The winter produce scene is not nearly as bleak as some may think. Our global economy ensures that most markets have a variety of fresh produce available all year long. However, if you are trying to cook seasonally and locally, you will certainly be bound by a narrower list of ingredients then you enjoyed all summer. No problem. You can still find inspiration in winter’s bounty. Here are some items to look out for at markets now.
Winter Squash – Pumpkins, butternut squashes, acorn squashes, delicata squashes, and spaghetti squashes are readily available this time of year. Delicious and versatile, I recently posted about cooking with winter squash.
Pears – At their peak from fall through winter, pears are delicious for both eating raw and cooking. They can be poached for dessert or sliced and baked in a seasonal tart. Sliced raw pears make a nice accompaniment to a cheese plate and also a wonderful addition to mixed green salads.
Hearty Greens – Speaking of salad, this is the season to enjoy hearty greens such as kale, spinach, bok choy, mustard greens and collards. I use them in soup, salads and side dishes. Rich in color and packed with nutrients, they definitely brighten the winter landscape.
Root Vegetables – Root vegetables are a mainstay of the winter table. Sweet potatoes, parsnips, and turnips are wonderful in warming stews. Celery root, rutabaga and Jerusalem artichokes (sun chokes) are also particularly nice this time of year, at their peak of freshness. I like roasting them and puréeing them into soup.
Cauliflower, broccoli and Brussels sprouts are all part of the cabbage family. Like cabbage, they are among the most nutritious of vegetables. It’s important not to overcook these vegetables as they can take on a bitter taste. I like them raw, chopped and sliced for salads. I also like to roast cauliflower, broccoli and Brussels sprouts by chopping and then tossing them with olive oil, slat and pepper on a baking sheet at 375° for 20 minutes or until fork tender. Cabbage is especially nice sliced raw for a healthy, crunchy slaw. I like to add grated apples and pears to shredded cabbage for a seasonal winter slaw.
Clementines – Where I live, I know that once it turns cold, I can count on finding crates of Clementines at my local market. Small, seedless and easy peeling, these tasty treats brighten any winter day. Best eaten raw, the zest and juice can also be used to brighten salads, dressing, pilafs, marinades and salsas for chicken or pork.
Persimmon – there are two primary varieties of persimmons – Fuyu and Hachiya. Fuyu persimmons are flatter and shaped like a tomato. Hachiya persimmons are more elongated and heart-shaped. Once ripened, Fuyus are your best choice for eating raw, sliced in salads or topped with yogurt, they are delicious. Unripe Hachiyas are inedible. Ripe Hachiya persimmons are extremely soft, almost like a purée inside. The pulp is great for baking seasonal muffins, quick breads and cakes.
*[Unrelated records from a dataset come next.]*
+template <bool BIG>
+__global__ __launch_bounds__(256) void gemm_group_tile_kernel(GemmGroup g) {
+    extern __shared__ __attribute__((aligned(16))) unsigned char grp_lds[];
+    float* lds = reinterpret_cast<float*>(grp_lds);
+    const GroupTile t = group_tile(g);
+    if (!t.live) return;
+    const GemmRec& rc = g.rec[t.r];
+    switch (rc.variant) {
+        case 0: gemm_tile_body<64, 64, false, false>(rc.p, lds, t.bx, t.by, t.bz, rc.gx, rc.gy, rc.gz); return;
+        case 1: gemm_tile_body<64, 64, false, true>(rc.p, lds, t.bx, t.by, t.bz, rc.gx, rc.gy, rc.gz); return;
+        case 2: gemm_tile_body<64, 64, true, false>(rc.p, lds, t.bx, t.by, t.bz, rc.gx, rc.gy, rc.gz); return;
+        case 3: gemm_tile_body<64, 64, true, true>(rc.p, lds, t.bx, t.by, t.bz, rc.gx, rc.gy, rc.gz); return;
+    }
+    if constexpr (BIG) {
+        switch (rc.variant) {
+            case 4: gemm_tile_body<128, 128, false, false>(rc.p, lds, t.bx, t.by, t.bz, rc.gx, rc.gy, rc.gz); return;
+            case 5: gemm_tile_body<128, 128, false, true>(rc.p, lds, t.bx, t.by, t.bz, rc.gx, rc.gy, rc.gz); return;
+            case 6: gemm_tile_body<128, 128, true, false>(rc.p, lds, t.bx, t.by, t.bz, rc.gx, rc.gy, rc.gz); return;
+            case 7: gemm_tile_body<128, 128, true, true>(rc.p, lds, t.bx, t.by, t.bz, rc.gx, rc.gy, rc.gz); return;
+        }
+    }
+}
+
+template <bool BIG>
+int launch_group_tile(const GemmGroup& g, unsigned total, int lds, hipStream_t st) {
+    static bool attr_set = false;
+    if (int rc = set_lds_once(&gemm_group_tile_kernel<BIG>, TileLds<BIG ? 128 : 64, BIG ? 128 : 64>::BYTES, &attr_set)) return rc;
+    hipLaunchKernelGGL(gemm_group_tile_kernel<BIG>, dim3(total), dim3(256), lds, st, g);
+    JVAE_LAUNCH_CHECK();
+    return 0;
+}
+
+constexpr unsigned X3_FWD = 1u << (13 - VAR_X3), X3_BWD = (1u << (15 - VAR_X3)) | (1u << (11 - VAR_X3)), X3_ALL = 0xffu;
+
+template <unsigned MASK, int V, bool AK, bool BNC, int DEPTH>
+__device__ __forceinline__ void group_x3_case(const GemmRec& rc, unsigned char* lds, const GroupTile& t) {
+    if constexpr ((MASK >> (V - VAR_X3)) & 1u) {
+        if (rc.variant == V) gemm_x3_body<AK, BNC, DEPTH>(rc.p, lds, t.bx, t.by, t.bz, rc.gx, rc.gy, rc.gz);
+    }
+}
+
+template <unsigned MASK>
+__global__ __launch_bounds__(256, 4) void gemm_group_x3_kernel(GemmGroup g) {
+    extern __shared__ __attribute__((aligned(16))) unsigned char grp_lds[];
+    const GroupTile t = group_tile(g);
+    if (!t.live) return;
+    const GemmRec& rc = g.rec[t.r];
+    group_x3_case<MASK, 8, false, false, 1>(rc, grp_lds, t);
+    group_x3_case<MASK, 9, false, false, 3>(rc, grp_lds, t);
+    group_x3_case<MASK, 10, false, true, 1>(rc, grp_lds, t);
+    group_x3_case<MASK, 11, false, true, 3>(rc, grp_lds, t);
+    group_x3_case<MASK, 12, true, false, 1>(rc, grp_lds, t);
+    group_x3_case<MASK, 13, true, false, 3>(rc, grp_lds, t);
+    group_x3_case<MASK, 14, true, true, 1>(rc, grp_lds, t);
+    group_x3_case<MASK, 15, true, true, 3>(rc, grp_lds, t);
+}
+
+template <unsigned MASK>
+int launch_group_x3(const GemmGroup& g, unsigned total, int lds, hipStream_t st) {
+    static bool attr_set = false;
+    if (int rc = set_lds_once(&gemm_group_x3_kernel<MASK>, x3_lds<false, false>(), &attr_set)) return rc;
+    hipLaunchKernelGGL(gemm_group_x3_kernel<MASK>, dim3(total), dim3(256), lds, st, g);
+    JVAE_LAUNCH_CHECK();
+    return 0;
+}
+
+int launch_group_kind(const GemmPlan* plans, int n, bool x3, hipStream_t st) {
+    GemmGroup g;
+    int cnt = 0, lds = 0, last = -1;
+    unsigned long total = 0;
+    for (int i = 0; i < n; ++i) {
+        if ((plans[i].variant >= VAR_X3) != x3) continue;
+        GemmRec& rc = g.rec[cnt++];
+        rc.p = plans[i].p; rc.variant = plans[i].variant;
+        rc.gx = plans[i].gx; rc.gy = plans[i].gy; rc.gz = plans[i].gz;
+        rc.first = (unsigned)total;
+        total += ((unsigned long)rc.gx * rc.gy * rc.gz + 7) & ~7ul;
+        if (total > 0x7fffffffUL) return JVAE_ENOTSUP;
+        if (plans[i].lds > lds) lds = plans[i].lds;
+        last = i;
+    }
+    if (cnt == 0) return 0;
+    if (cnt == 1) return launch_plan(plans[last], st);
+    for (int i = cnt; i < GROUP_MAX; ++i) { g.rec[i] = g.rec[0]; g.rec[i].first = 0xffffffffu; }
+    if (x3) {
+        unsigned mask = 0;
+        for (int i = 0; i < cnt; ++i) mask |= 1u << (g.rec[i].variant - VAR_X3);
+        if ((mask & ~X3_FWD) == 0) return launch_group_x3<X3_FWD>(g, (unsigned)total, lds, st);
+        if ((mask & ~X3_BWD) == 0) return launch_group_x3<X3_BWD>(g, (unsigned)total, lds, st);
+        return launch_group_x3<X3_ALL>(g, (unsigned)total, lds, st);
+    }
+    for (int i = 0; i < cnt; ++i)
+        if (g.rec[i].variant >= 4) return launch_group_tile<true>(g, (unsigned)total, lds, st);
+    return launch_group_tile<false>(g, (unsigned)total, lds, st);
+}
+
+int launch_group(const GemmPlan* plans, int n, hipStream_t st) {
+    if (int rc = launch_group_kind(plans, n, true, st)) return rc;
+    return launch_group_kind(plans, n, false, st);
+}
+
+void plan_out_range(const GemmPlan& pl, uintptr_t* lo, uintptr_t* hi) {
+    const GemmP& p = pl.p;
+    const long batch = pl.gz / p.splitk;
+    long neg = 0, pos = 0;
+    auto span = [&](long stride, long count) {
+        const long d = stride * (count - 1);
+        if (d < 0) neg += d; else pos += d;
+    };
+    span(p.sCm, p.M); span(p.sCn, p.N); span(p.sCb, batch);
+    if (p.flags & 8) span(p.sCsplit, p.splitk);
+    *lo = reinterpret_cast<uintptr_t>(p.C + neg);
+    *hi = reinterpret_cast<uintptr_t>(p.C + pos) + sizeof(float) - 1;
+}
+
 
 }
 
@@ -454,34 +699,12 @@
                         const float* B, long sBk, long sBn, long sBb,
                         float* C, long sCm, long sCn, long sCb,
                         const float* bias, int bias_mode, int bias_div, int flags, int splitk, hipStream_t st) {
-    if (M <= 0 || N <= 0 || batch <= 0) return 0;
-    if (K < 0 || !A || !B || !C) return JVAE_EINVAL;
-    if (bias_mode && !bias) return JVAE_EINVAL;
-    GemmP p;
-    p.A = A; p.sAm = sAm; p.sAk = sAk; p.sAb = sAb;
-    p.B = B; p.sBk = sBk; p.sBn = sBn; p.sBb = sBb;
-    p.C = C; p.sCm = sCm; p.sCn = sCn; p.sCb = sCb;
-    p.bias = bias; p.bias_mode = bias_mode; p.bias_div = bias_div > 0 ? bias_div : 1;
-    p.M = M; p.N = N; p.K = K;
-    if (splitk < 1) splitk = 1;
-    int ktiles = cdiv(K, BK);
-    if (splitk > ktiles) splitk = ktiles > 0 ? ktiles : 1;
-    p.kchunk = cdiv(ktiles, splitk) * BK;
-    splitk = K > 0 ? cdiv(K, p.kchunk) : 1;
-    p.splitk = splitk;
-    p.flags = flags & ~8;
-    p.sCsplit = 0;
-    if (splitk > 1) {
-        if (flags & 2) return JVAE_EINVAL;
-        p.flags |= 4;
-    }
-    const bool ak = (sAk == 1), bnc = (sBn == 1);
-    p.vecA = aligned16(A) && (sAb % 4 == 0) && (ak ? (sAm % 4 == 0) : (sAm == 1 && sAk % 4 == 0));
-    p.vecB = aligned16(B) && (sBb % 4 == 0) && (bnc ? (sBk % 4 == 0) : (sBk == 1 && sBn % 4 == 0));
-    if (gemm_x3_on(K)) return launch_x3(p, batch, st);
-    const long tiles128 = (long)cdiv(M, 128) * cdiv(N, 128) * batch * splitk;
-    if (M > 64 && N > 64 && tiles128 >= 512) return launch_tile<128, 128>(p, batch, st);
-    return launch_tile<64, 64>(p, batch, st);
+    const GemmArgs a = {M, N, K, batch, A, sAm, sAk, sAb, B, sBk, sBn, sBb, C, sCm, sCn, sCb,
+                        bias, bias_mode, bias_div, flags, splitk, 0, 0};
+    GemmPlan pl;
+    const int rc = gemm_plan(a, &pl);
+    if (rc) return rc < 0 ? rc : 0;
+    return launch_plan(pl, st);
 }
 
 int jvae_gemm_launch_part(int M, int N, int K, int batch,
@@ -490,40 +713,84 @@
                           float* part, long sCm, long sCn, long sCb, long sCsplit, int want_splits, int* splits,
                           hipStream_t st) {
     if (splits) *splits = 0;
-    if (M <= 0 || N <= 0 || batch <= 0) return 0;
-    if (K <= 0 || !A || !B || !part || !splits) return JVAE_EINVAL;
-    GemmP p;
-    p.A = A; p.sAm = sAm; p.sAk = sAk; p.sAb = sAb;
-    p.B = B; p.sBk = sBk; p.sBn = sBn; p.sBb = sBb;
-    p.C = part; p.sCm = sCm; p.sCn = sCn; p.sCb = sCb;
-    p.bias = nullptr; p.bias_mode = 0; p.bias_div = 1;
-    p.M = M; p.N = N; p.K = K;
-    int splitk = want_splits < 1 ? 1 : want_splits;
-    const int ktiles = cdiv(K, BK);
-    if (splitk > ktiles) splitk = ktiles;
-    p.kchunk = cdiv(ktiles, splitk) * BK;
-    splitk = cdiv(K, p.kchunk);
-    p.splitk = splitk;
-    p.flags = 8;
-    p.sCsplit = sCsplit;
-    const bool ak = (sAk == 1), bnc = (sBn == 1);
-    p.vecA = aligned16(A) && (sAb % 4 == 0) && (ak ? (sAm % 4 == 0) : (sAm == 1 && sAk % 4 == 0));
-    p.vecB = aligned16(B) && (sBb % 4 == 0) && (bnc ? (sBk % 4 == 0) : (sBk == 1 && sBn % 4 == 0));
-    *splits = splitk;
-    if (gemm_x3_on(K)) return launch_x3(p, batch, st);
-    return launch_tile<64, 64>(p, batch, st);
-}
-
-__global__ __launch_bounds__(256) void splitk_fold_kernel(const float* __restrict__ part, const float* __restrict__ bias,
-                                                          float* __restrict__ y, int S, long MN, int N, int relu,
-                                                          int accumulate, int bias_div) {
-    for (long i = (long)blockIdx.x * blockDim.x + threadIdx.x; i < MN; i += (long)gridDim.x * blockDim.x) {
+    const GemmArgs a = {M, N, K, batch, A, sAm, sAk, sAb, B, sBk, sBn, sBb, part, sCm, sCn, sCb,
+                        nullptr, 0, 1, 0, want_splits, 1, sCsplit};
+    GemmPlan pl;
+    const int rc = gemm_plan(a, &pl);
+    if (rc) return rc < 0 ? rc : 0;
+    if (!splits) return JVAE_EINVAL;
+    *splits = pl.p.splitk;
+    return launch_plan(pl, st);
+}
+
+extern "C" int jvae_gemm_group_f32(const JvaeGemmDesc* descs, int n, void* stream) {
+    if (n == 0) return 0;
+    if (n < 0 || !descs) return JVAE_EINVAL;
+    if (n > GROUP_MAX) return JVAE_ENOTSUP;
+    GemmPlan plans[GROUP_MAX];
+    uintptr_t lo[GROUP_MAX], hi[GROUP_MAX];
+    int cnt = 0;
+    for (int i = 0; i < n; ++i) {
+        const JvaeGemmDesc& d = descs[i];
+        if (d.splits) *d.splits = 0;
+        const bool part = d.want_splits > 0;
+        const GemmArgs a = {d.M, d.N, d.K, d.batch, d.A, d.sAm, d.sAk, d.sAb, d.B, d.sBk, d.sBn, d.sBb, d.C, d.sCm, d.sCn, d.sCb,
+                            d.bias, d.bias_mode, 1, d.flags, part ? d.want_splits : d.splitk, part ? 1 : 0, d.sCsplit};
+        const int rc = gemm_plan(a, &plans[cnt]);
+        if (rc < 0) return rc;
+        if (rc) continue;
+        if (part && !d.splits) return JVAE_EINVAL;
+        plan_out_range(plans[cnt], &lo[cnt], &hi[cnt]);
+        for (int j = 0; j < cnt; ++j)
+            if (lo[cnt] <= hi[j] && lo[j] <= hi[cnt]) return JVAE_EINVAL;
+        ++cnt;
+    }
+    for (int i = 0, k = 0; i < n; ++i) {
+        const JvaeGemmDesc& d = descs[i];
+        if (d.M <= 0 || d.N <= 0 || d.batch <= 0) continue;
+        if (d.splits) *d.splits = plans[k].p.splitk;
+        ++k;
+    }
+    return launch_group(plans, cnt, (hipStream_t)stream);
+}
+
+__device__ __forceinline__ void splitk_fold_body(const float* __restrict__ part, const float* __restrict__ bias, float* __restrict__ y,
+                                                 int S, long MN, int N, int relu, int accumulate, int bias_div, unsigned block,
+                                                 unsigned blocks) {
+    for (long i = (long)block * blockDim.x + threadIdx.x; i < MN; i += (long)blocks * blockDim.x) {
         float v = bias ? bias[(i / bias_div) % N] : 0.f;
         for (int s = 0; s < S; ++s) v += part[(long)s * MN + i];
         if (accumulate) v += y[i];
         y[i] = relu ? fmaxf(v, 0.f) : v;
     }
 }
+
+__global__ __launch_bounds__(256) void splitk_fold_kernel(const float* __restrict__ part, const float* __restrict__ bias,
+                                                          float* __restrict__ y, int S, long MN, int N, int relu,
+                                                          int accumulate, int bias_div) {
+    splitk_fold_body(part, bias, y, S, MN, N, relu, accumulate, bias_div, blockIdx.x, gridDim.x);
+}
+
+struct FoldRec {
+    const float* part; const float* bias; float* y;
+    long MN;
+    int S, N, relu, accumulate, bias_div;
+    unsigned first, blocks;
+};
+struct FoldGroup {
+    FoldRec rec[8];
+};
+
+__global__ __launch_bounds__(256) void splitk_fold_group_kernel(FoldGroup g) {
+    unsigned r = 0;
+#pragma unroll
+    for (unsigned i = 1; i < 8; ++i)
+        if (blockIdx.x >= g.rec[i].first) r = i;
+    const FoldRec& rc = g.rec[r];
+    splitk_fold_body(rc.part, rc.bias, rc.y, rc.S, rc.MN, rc.N, rc.relu, rc.accumulate, rc.bias_div, blockIdx.x - rc.first, rc.blocks);
+}
+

Pomegranates – the juicy sweet-tart seeds of a pomegranate make a nice addition to salads and side dishes. To remove the seeds from a pomegranate, use a small knife to cut out the flowering end of the pomegranate. If you look at the exposed flesh of the pomegranate, you will see natural “breaks” or cracks in the fruit. Use a small knife to score the fruit on the outside, from end to end, wherever you see these natural breaks. Then simply pull the pomegranate apart and separate the seeds from the white fibrous pith that binds them.
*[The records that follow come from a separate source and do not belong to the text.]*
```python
# ... 42 lines not shown
    'ganlab_conv_splitk_plan': (_c_int, [_GP, _c_int]),
    'ganlab_conv_fwd_splitk_f32': (_c_int, [_c_p, _c_p, _c_p, _c_p, _GP, _c_f, _c_int, _c_f, _c_p, _c_sz, _c_p]),
    'ganlab_conv_dgrad_splitk_f32': (_c_int, [_c_p, _c_p, _c_p, _GP, _c_p, _c_sz, _c_p]),
    'ganlab_conv_dgrad_mask_supported': (_c_int, [_GP]),
    'ganlab_conv_dgrad_mask_f32': (_c_int, [_c_p, _c_p, _c_p, _c_p, _GP, _c_f, _c_p]),
    'ganlab_conv_act_bwd_fused_supported': (_c_int, [_GP]),
    'ganlab_conv_dgrad_act_f32': (_c_int, [_c_p, _c_p, _c_p, _c_p, _GP, _c_f, _c_p]),
    'ganlab_conv_fwd_mask_f32': (_c_int, [_c_p, _c_p, _c_p, _c_p, _GP, _c_f, _c_p]),
    'ganlab_conv_wgrad_act_f32': (_c_int, [_c_p, _c_p, _c_p, _c_p, _c_p, _GP, _c_f, _c_f, _c_f, _c_p, _c_sz, _c_p]),
    'ganlab_conv_wgrad_workspace': (_c_sz, [_GP]),
    'ganlab_conv_wgrad_f32': (_c_int, [_c_p, _c_p, _c_p, _GP, _c_f, _c_p, _c_sz, _c_p]),
    'ganlab_conv_s2_supported': (_c_int, [_GP]),
    'ganlab_conv_s2_pack_f32': (_c_ll, [_c_p, _c_p, _c_int, _c_int, _c_int, _c_int, _c_f, _c_p]),
    'ganlab_conv_s2_fwd_f32': (_c_int, [_c_p, _c_p, _c_p, _c_p, _GP, _c_f, _c_int, _c_f, _c_p]),
    'ganlab_conv_s2_dgrad_f32': (_c_int, [_c_p, _c_p, _c_p, _GP, _c_p]),
    'ganlab_conv_s2_wgrad_workspace': (_c_sz, [_GP]),
    'ganlab_conv_s2_wgrad_f32': (_c_int, [_c_p, _c_p, _c_p, _GP, _c_f, _c_p, _c_sz, _c_p]),
    'ganlab_conv_bf16_supported': (_c_int, [_GP]),
    'ganlab_conv_pack_bf16': (_c_ll, [_c_p, _c_p, _c_int, _c_int, _c_int, _c_f, _c_p]),
    'ganlab_conv_fwd_bf16': (_c_int, [_c_p, _c_p, _c_p, _c_p, _GP, _c_f, _c_int, _c_f, _c_p]),
    'ganlab_conv_dgrad_bf16': (_c_int, [_c_p, _c_p, _c_p, _GP, _c_p]),
    'ganlab_conv_bf16_splitk_plan': (_c_int, [_GP, _c_int]),
    'ganlab_conv_fwd_bf16_splitk': (_c_int, [_c_p, _c_p, _c_p, _c_p, _GP, _c_f, _c_int, _c_f, _c_p, _c_sz, _c_p]),
    'ganlab_conv_dgrad_bf16_splitk': (_c_int, [_c_p, _c_p, _c_p, _GP, _c_p, _c_sz, _c_p]),
    'ganlab_conv_wgrad_bf16_workspace': (_c_sz, [_GP]),
    'ganlab_conv_wgrad_bf16': (_c_int, [_c_p, _c_p, _c_p, _GP, _c_f, _c_p, _c_sz, _c_p]),
    'ganlab_conv_x3_supported': (_c_int, [_GP, _c_int]),
    'ganlab_conv_x3_pack': (_c_ll, [_c_p, _c_p, _c_int, _c_int, _c_int, _c_f, _c_p]),
    'ganlab_conv_fwd_x3': (_c_int, [_c_p, _c_p, _c_p, _c_p, _GP, _c_f, _c_int, _c_f, _c_p]),
    'ganlab_conv_dgrad_x3': (_c_int, [_c_p, _c_p, _c_p, _GP, _c_p]),
    'ganlab_conv_dgrad_mask_x3': (_c_int, [_c_p, _c_p, _c_p, _c_p, _GP, _c_f, _c_p]),
    'ganlab_conv_fwd_aff_x3': (_c_int, [_c_p, _c_p, _c_p, _c_p, _c_p, _c_p, _GP, _c_f, _c_int, _c_f, _c_p]),
    'ganlab_conv_fwd_aff_tail_x3_chunks': (_c_int, [_GP]),
    'ganlab_conv_s2_x3_supported': (_c_int, [_GP, _c_int]),
    'ganlab_conv_s2_x3_pack': (_c_ll, [_c_p, _c_p, _c_int, _c_int, _c_int, _c_f, _c_p]),
    'ganlab_conv_s2_fwd_x3': (_c_int, [_c_p, _c_p, _c_p, _c_p, _GP, _c_f, _c_int, _c_f, _c_p]),
    'ganlab_conv_s2_fwd_aff_x3': (_c_int, [_c_p, _c_p, _c_p, _c_p, _c_p, _c_p, _GP, _c_f, _c_int, _c_f, _c_p]),
    'ganlab_conv_s2_dgrad_x3': (_c_int, [_c_p, _c_p, _c_p, _GP, _c_p]),
    'ganlab_conv_s2_down_x3_supported': (_c_int, [_GP, _c_int]),
    'ganlab_conv_s2_down_x3_pack': (_c_ll, [_c_p, _c_p, _c_int, _c_int, _c_int, _c_f, _c_p]),
    'ganlab_conv_s2_down_fwd_x3': (_c_int, [_c_p, _c_p, _c_p, _c_p, _GP, _c_f, _c_int, _c_f, _c_p]),
    'ganlab_conv_s2_down_dgrad_x3': (_c_int, [_c_p, _c_p, _c_p, _GP, _c_p]),
    'ganlab_conv_wgrad_x3_supported': (_c_int, [_GP]),
    'ganlab_conv_wgrad_x3_workspace': (_c_sz, [_GP]),
    'ganlab_conv_wgrad_x3': (_c_int, [_c_p, _c_p, _c_p, _c_p, _c_p, _GP, _c_f, _c_p, _c_sz, _c_p]),
    'ganlab_conv_s2_wgrad_x3_supported': (_c_int, [_GP]),
    'ganlab_conv_s2_wgrad_x3_workspace': (_c_sz, [_GP]),
    'ganlab_conv_s2_wgrad_x3': (_c_int, [_c_p, _c_p, _c_p, _c_p, _c_p, _GP, _c_f, _c_p, _c_sz, _c_p]),
    'ganlab_conv_fwd_aff_tail_x3': (_c_int, [_c_p, _c_p, _c_p, _c_p, _c_p, _c_p, _c_p, _c_p, _c_p, _c_p, _GP, _c_f, _c_int, _c_f,
                                             _c_f, _c_p, _c_sz, _c_p]),
    'ganlab_mask_bits_supported': (_c_int, [_c_int, _c_int]),
    'ganlab_blur3x3_bits_f32': (_c_int, [_c_p, _c_p, _c_p, _c_ll, _c_int, _c_int, _c_p]),
    'ganlab_blur_act_bwd_bits_f32': (_c_int, [_c_p, _c_p, _c_p, _c_p, _c_int, _c_int, _c_int, _c_int, _c_f, _c_f,
                                              _c_p, _c_sz, _c_p]),
    'ganlab_act_bwd_blur_bits_f32': (_c_int, [_c_p, _c_p, _c_p, _c_p, _c_p, _c_p, _c_int, _c_int, _c_int, _c_int,
                                              _c_f, _c_f, _c_p, _c_sz, _c_p]),
    'ganlab_conv_fwd_blur_supported': (_c_int, [_GP, _c_p, _c_p]),
    'ganlab_conv_fwd_blur_bits_f32': (_c_int, [_c_p, _c_p, _c_p, _c_p, _c_p, _GP, _c_f, _c_f, _c_p]),
    'ganlab_conv_s2_blur_supported': (_c_int, [_GP]),
    'ganlab_conv_s2_blur_workspace': (_c_sz, [_GP]),
    'ganlab_conv_s2_fwd_blur_tail_f32': (_c_int, [_c_p, _c_p, _c_p, _c_p, _c_p, _c_p, _c_p, _c_p, _c_p, _c_p, _GP, _c_f, _c_int,
                                                  _c_f, _c_f, _c_p, _c_sz, _c_p]),
    'ganlab_conv_s2_dgrad_blur_act_bits_f32': (_c_int, [_c_p, _c_p, _c_p, _c_p, _c_p, _GP, _c_f, _c_f, _c_p, _c_sz, _c_p]),
    'ganlab_conv_dgrad_rgb_sums_supported': (_c_int, [_GP, _c_int]),
    'ganlab_conv_dgrad_rgb_sums_workspace': (_c_sz, [_GP]),
    'ganlab_conv_dgrad_rgb_sums_f32': (_c_int, [_c_p, _c_p, _c_p, _c_p, _c_p, _c_p, _GP, _c_int, _c_f, _c_f, _c_f, _c_int, _c_int,
# ... 290 lines not shown
```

Cranberries – fresh cranberries freeze well, so buy them by the bagful. In addition to cranberry sauce, they are wonderful in muffins and quick breads. They can also be juiced for use in sauces and dressings.
Winter is also the perfect time for growing a kitchen counter herb garden. It doesn’t take much space and it is a great way to add freshness to any dish. I like to keep parsley, basil and rosemary around. I hope you find that winter produce offers a surprising range of flavors. Let it inspire you to try new things!